### Your objective
Show all lines from the data that include the word "modulus".

== Segment start ==

## Files before the change

### 2d-gp_amd/csrc/gp2d.hip

```cpp
#include "common.hpp"
#ifndef GP2D_RELEASE
#error "libgp2d.so is built with -DGP2D_RELEASE=1 (python __graft_entry__.py build)"
#endif
#include "assemble.hpp"
#include "gemm_f64.hpp"
#include "factor.hpp"
#include "predict.hpp"
#include "fields.hpp"
#include "grad.hpp"
#include "postcov.hpp"
#include "predict_host.hpp"
#include "ozaki.hpp"
#include "ozaki_host.hpp"
#include "factor_host.hpp"
#include "lml.hpp"
#include "lml_host.hpp"
#include "dfact.hpp"
#include "order.hpp"
#include "../../include/gp2d.h"

#include <dlfcn.h>

#include <algorithm>
#include <cstdlib>
// ... 1067 lines not shown
  GP2D_REQUIRE(bufs_ok, "ozaki: NULL buffer");
  GP2D_REQUIRE(nmod_out != nullptr, "ozaki: nmod_out is NULL");
  return 0;
}

static int prepare_finish(int nmod, const gp2d_kernel_t* k, int pw, int pb, const double* W, int64_t n, WRows wr,
                          int8_t* wres, double* rowscale, bool fused, int* nmod_out, hipStream_t s) {
  OzakiConsts oc;
  GP2D_CHECK(make_ozaki_consts(nmod, k, oc, pw, pb));
  if (fused) {
    ozaki_w_scale_kernel<<<(unsigned)n, 256, 0, s>>>(W, n, wr, pw, rowscale, nullptr, oc.M, oc.sB, 1);
    GP2D_CHECK(check_launch("ozaki_w_scale_kernel"));
  } else {
    ozaki_rowscale_final_kernel<<<(unsigned)((n + 255) / 256), 256, 0, s>>>(rowscale, n, oc.M, oc.sB);
    GP2D_CHECK(check_launch("ozaki_rowscale_final_kernel"));
  }
  GP2D_CHECK(launch_w_res(W, n, wr, oc, wres, rowscale, s));
  *nmod_out = nmod;
  return 0;
}

int gp2d_ozaki_prepare(const double* W, int64_t n, int64_t ldw, const gp2d_kernel_t* k, int wbits, int kbits,
                       int8_t* wres, double* rowscale, int* nmod_out, void* stream) {
  GP2D_CHECK(prepare_args(k, wbits, kbits, n, true, nmod_out));
  const int pw = ozaki_wbits(wbits), pb = ozaki_kbits(kbits);
  hipStream_t s = S(stream);
  double* l1 = reinterpret_cast<double*>(wres);
  ozaki_w_scale_kernel<<<(unsigned)n, 256, 0, s>>>(W, n, WRows{ldw}, pw, rowscale, l1, 0.0, 0, 0);
  GP2D_CHECK(check_launch("ozaki_w_scale_kernel"));
  std::vector<double> hl1((size_t)n), hs((size_t)n);
  if (hipMemcpyAsync(hl1.data(), l1, sizeof(double) * n, hipMemcpyDeviceToHost, s) != hipSuccess ||
      hipMemcpyAsync(hs.data(), rowscale, sizeof(double) * n, hipMemcpyDeviceToHost, s) != hipSuccess ||
      hipStreamSynchronize(s) != hipSuccess) {
    set_error("ozaki: reading the row bounds failed");
    return -1;
  }
  int sB = 0;
  {
    OzakiConsts probe;
    GP2D_CHECK(make_ozaki_consts(1, k, probe, pw, pb));
    sB = probe.sB;
  }
  const double sq = 2.0 * std::sqrt(gp2d_kernel_diag(k));
  double bmax = 1.0;
  for (int64_t i = 0; i < n; ++i) {
    const double a = std::ldexp(hl1[i] * 1.01, pb - 1);
    const double b = std::ldexp(sq, (int)hs[i] + sB) + std::ldexp((double)n, pb - 2) + hl1[i] + (double)n;
    bmax = std::max(bmax, std::min(a, b));
  }
  const int nmod = ozaki_nmod_bits(std::log2(bmax));
  GP2D_REQUIRE(nmod > 0, "ozaki: row bound exceeds the modulus table");
  return prepare_finish(nmod, k, pw, pb, W, n, WRows{ldw}, wres, rowscale, false, nmod_out, s);
}

static int prepare_apriori(const double* W, int64_t n, WRows wr, const gp2d_kernel_t* k, double diag_add,
                           int wbits, int kbits, int8_t* wres, double* rowscale, int* nmod_out, hipStream_t s) {
  GP2D_CHECK(prepare_args(k, wbits, kbits, n, W != nullptr && wres != nullptr && rowscale != nullptr, nmod_out));
  const int pw = ozaki_wbits(wbits), pb = ozaki_kbits(kbits);
  const int nmod = gp2d_ozaki_nmod_apriori(n, k, diag_add, pw, pb);
  GP2D_REQUIRE(nmod > 0, "ozaki: a-priori bound exceeds the modulus table");
  return prepare_finish(nmod, k, pw, pb, W, n, wr, wres, rowscale, true, nmod_out, s);
}

int gp2d_ozaki_prepare_async(const double* W, int64_t n, int64_t ldw, const gp2d_kernel_t* k, double diag_add,
                             int wbits, int kbits, int8_t* wres, double* rowscale, int* nmod_out, void* stream) {
  GP2D_REQUIRE(ldw >= n, "ozaki: ldw must be >= n");
  return prepare_apriori(W, n, WRows{ldw}, k, diag_add, wbits, kbits, wres, rowscale, nmod_out, S(stream));
}
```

== Segment end ==

### Solution for this task
  GP2D_REQUIRE(nmod > 0, "ozaki: row bound exceeds the modulus table");
  GP2D_REQUIRE(nmod > 0, "ozaki: a-priori bound exceeds the modulus table");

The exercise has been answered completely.